▶ **Assigned task**: Search the listing below for the string "same" and copy every line where it occurs.

▶ **Data section**:
=== Section Start ===
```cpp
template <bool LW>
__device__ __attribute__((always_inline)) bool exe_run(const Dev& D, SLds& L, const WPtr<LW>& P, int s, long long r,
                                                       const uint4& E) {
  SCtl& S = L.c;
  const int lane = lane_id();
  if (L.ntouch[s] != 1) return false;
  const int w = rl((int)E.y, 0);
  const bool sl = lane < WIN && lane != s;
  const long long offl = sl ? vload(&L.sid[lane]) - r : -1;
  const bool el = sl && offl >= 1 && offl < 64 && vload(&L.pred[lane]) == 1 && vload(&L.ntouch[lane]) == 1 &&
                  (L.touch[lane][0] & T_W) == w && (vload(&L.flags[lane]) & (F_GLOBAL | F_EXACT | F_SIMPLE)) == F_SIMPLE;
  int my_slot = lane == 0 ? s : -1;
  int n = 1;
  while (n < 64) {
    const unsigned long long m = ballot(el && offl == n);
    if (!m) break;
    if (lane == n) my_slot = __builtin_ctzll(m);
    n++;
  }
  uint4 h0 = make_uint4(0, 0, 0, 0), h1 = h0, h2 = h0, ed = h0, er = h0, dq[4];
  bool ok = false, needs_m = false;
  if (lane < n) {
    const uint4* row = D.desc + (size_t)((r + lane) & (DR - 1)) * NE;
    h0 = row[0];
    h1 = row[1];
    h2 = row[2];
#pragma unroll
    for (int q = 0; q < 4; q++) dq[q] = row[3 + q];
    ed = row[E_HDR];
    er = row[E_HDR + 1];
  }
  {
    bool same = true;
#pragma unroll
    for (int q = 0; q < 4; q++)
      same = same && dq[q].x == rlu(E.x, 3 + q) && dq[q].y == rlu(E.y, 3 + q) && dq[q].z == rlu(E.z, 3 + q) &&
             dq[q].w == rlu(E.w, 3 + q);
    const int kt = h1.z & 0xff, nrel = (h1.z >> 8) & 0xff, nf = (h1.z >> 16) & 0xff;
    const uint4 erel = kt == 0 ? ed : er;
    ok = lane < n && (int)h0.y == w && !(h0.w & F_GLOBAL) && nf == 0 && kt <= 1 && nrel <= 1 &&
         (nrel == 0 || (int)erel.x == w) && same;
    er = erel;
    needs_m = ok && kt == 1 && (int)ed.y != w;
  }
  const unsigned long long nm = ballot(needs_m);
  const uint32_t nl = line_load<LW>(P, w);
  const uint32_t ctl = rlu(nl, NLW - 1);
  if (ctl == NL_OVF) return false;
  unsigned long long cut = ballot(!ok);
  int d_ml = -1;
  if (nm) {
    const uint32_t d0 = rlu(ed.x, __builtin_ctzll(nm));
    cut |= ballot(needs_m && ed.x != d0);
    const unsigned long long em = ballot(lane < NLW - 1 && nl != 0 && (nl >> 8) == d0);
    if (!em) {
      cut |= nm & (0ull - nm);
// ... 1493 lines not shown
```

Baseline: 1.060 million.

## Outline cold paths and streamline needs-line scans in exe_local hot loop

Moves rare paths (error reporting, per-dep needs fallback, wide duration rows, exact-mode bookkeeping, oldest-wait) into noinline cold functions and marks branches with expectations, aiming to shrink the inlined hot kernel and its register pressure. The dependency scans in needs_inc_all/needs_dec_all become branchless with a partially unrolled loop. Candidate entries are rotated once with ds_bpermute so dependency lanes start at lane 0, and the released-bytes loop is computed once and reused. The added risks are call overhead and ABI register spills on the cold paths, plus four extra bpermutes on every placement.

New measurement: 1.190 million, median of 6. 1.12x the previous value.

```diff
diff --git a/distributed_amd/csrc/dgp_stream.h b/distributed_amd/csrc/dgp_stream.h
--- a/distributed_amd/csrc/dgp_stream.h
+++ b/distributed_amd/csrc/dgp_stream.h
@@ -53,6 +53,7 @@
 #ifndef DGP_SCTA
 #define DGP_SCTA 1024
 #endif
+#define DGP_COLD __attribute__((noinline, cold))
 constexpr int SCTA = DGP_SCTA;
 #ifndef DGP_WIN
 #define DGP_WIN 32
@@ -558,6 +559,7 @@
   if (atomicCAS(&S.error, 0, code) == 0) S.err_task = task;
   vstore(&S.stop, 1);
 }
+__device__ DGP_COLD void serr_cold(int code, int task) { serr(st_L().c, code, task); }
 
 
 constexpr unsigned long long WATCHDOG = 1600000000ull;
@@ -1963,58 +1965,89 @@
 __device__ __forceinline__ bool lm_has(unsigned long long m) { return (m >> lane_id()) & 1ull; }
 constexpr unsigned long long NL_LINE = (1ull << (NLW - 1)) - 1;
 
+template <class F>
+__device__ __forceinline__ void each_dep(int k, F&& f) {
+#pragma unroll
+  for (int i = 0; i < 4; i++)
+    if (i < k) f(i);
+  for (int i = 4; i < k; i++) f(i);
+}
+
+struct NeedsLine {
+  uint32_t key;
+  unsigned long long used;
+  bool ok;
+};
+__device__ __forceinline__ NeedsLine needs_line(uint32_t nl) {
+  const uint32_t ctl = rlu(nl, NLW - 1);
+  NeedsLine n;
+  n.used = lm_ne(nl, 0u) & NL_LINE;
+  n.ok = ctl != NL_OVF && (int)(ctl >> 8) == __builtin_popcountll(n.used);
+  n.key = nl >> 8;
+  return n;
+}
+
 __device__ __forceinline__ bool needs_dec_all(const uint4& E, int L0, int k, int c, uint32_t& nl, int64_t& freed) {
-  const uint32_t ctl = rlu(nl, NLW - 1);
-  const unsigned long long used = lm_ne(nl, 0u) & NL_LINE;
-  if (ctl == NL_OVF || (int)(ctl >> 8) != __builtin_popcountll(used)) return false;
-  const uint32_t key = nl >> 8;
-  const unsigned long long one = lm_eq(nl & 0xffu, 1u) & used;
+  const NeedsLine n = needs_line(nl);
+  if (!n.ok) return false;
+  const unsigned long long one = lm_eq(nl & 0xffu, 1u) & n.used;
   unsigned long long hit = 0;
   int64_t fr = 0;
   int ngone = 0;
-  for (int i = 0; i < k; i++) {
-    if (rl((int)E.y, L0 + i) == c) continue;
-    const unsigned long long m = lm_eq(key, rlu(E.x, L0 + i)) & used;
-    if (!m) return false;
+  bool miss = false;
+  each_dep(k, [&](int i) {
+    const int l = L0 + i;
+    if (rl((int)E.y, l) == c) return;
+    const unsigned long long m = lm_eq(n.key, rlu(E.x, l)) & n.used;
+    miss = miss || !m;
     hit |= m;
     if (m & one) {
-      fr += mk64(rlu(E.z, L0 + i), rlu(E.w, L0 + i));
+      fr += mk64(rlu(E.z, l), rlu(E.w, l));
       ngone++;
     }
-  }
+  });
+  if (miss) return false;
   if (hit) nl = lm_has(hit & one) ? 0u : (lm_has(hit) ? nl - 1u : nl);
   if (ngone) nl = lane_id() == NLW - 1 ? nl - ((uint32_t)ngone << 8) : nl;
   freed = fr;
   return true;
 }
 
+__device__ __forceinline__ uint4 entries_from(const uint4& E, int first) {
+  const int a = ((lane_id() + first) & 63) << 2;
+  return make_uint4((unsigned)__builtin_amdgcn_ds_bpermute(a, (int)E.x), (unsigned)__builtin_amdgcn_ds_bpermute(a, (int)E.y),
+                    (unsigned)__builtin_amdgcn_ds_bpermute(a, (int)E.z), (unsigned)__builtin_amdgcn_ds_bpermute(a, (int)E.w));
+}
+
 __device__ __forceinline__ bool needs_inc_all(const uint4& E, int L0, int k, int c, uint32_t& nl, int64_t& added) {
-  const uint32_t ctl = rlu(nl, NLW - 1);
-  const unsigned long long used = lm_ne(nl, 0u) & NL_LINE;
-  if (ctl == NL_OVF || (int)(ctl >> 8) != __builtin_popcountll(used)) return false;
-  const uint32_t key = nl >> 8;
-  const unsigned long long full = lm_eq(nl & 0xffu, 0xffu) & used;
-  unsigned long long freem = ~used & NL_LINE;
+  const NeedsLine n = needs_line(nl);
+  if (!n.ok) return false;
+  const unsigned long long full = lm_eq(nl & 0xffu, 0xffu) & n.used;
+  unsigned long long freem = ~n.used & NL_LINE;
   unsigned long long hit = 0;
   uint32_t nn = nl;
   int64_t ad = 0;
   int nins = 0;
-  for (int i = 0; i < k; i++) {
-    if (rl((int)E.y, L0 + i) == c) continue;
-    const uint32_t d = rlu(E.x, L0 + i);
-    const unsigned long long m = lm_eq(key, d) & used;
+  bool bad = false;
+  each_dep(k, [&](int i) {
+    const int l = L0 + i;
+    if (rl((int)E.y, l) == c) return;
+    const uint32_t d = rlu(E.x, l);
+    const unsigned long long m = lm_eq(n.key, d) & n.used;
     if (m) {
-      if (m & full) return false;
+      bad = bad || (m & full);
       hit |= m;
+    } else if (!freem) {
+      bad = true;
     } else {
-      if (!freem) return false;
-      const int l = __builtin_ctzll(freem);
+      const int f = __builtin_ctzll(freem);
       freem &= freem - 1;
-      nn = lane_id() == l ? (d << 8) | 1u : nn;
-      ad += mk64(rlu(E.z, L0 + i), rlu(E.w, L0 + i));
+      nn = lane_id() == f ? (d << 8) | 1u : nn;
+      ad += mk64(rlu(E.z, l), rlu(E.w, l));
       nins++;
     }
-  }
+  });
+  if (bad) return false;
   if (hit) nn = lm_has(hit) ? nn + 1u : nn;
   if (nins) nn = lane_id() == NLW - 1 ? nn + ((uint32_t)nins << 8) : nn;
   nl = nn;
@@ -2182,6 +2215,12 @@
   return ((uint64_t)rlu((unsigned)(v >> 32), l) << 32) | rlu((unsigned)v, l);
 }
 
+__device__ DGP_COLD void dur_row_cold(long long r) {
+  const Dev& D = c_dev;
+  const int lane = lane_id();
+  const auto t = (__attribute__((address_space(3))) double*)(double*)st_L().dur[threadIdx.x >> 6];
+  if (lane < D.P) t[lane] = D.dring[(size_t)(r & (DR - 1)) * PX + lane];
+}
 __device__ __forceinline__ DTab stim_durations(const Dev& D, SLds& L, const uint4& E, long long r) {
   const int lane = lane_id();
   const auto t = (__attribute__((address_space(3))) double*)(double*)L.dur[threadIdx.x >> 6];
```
=== Section End ===
▶ **Reply to the task**:
    bool same = true;
      same = same && dq[q].x == rlu(E.x, 3 + q) && dq[q].y == rlu(E.y, 3 + q) && dq[q].z == rlu(E.z, 3 + q) &&
         (nrel == 0 || (int)erel.x == w) && same;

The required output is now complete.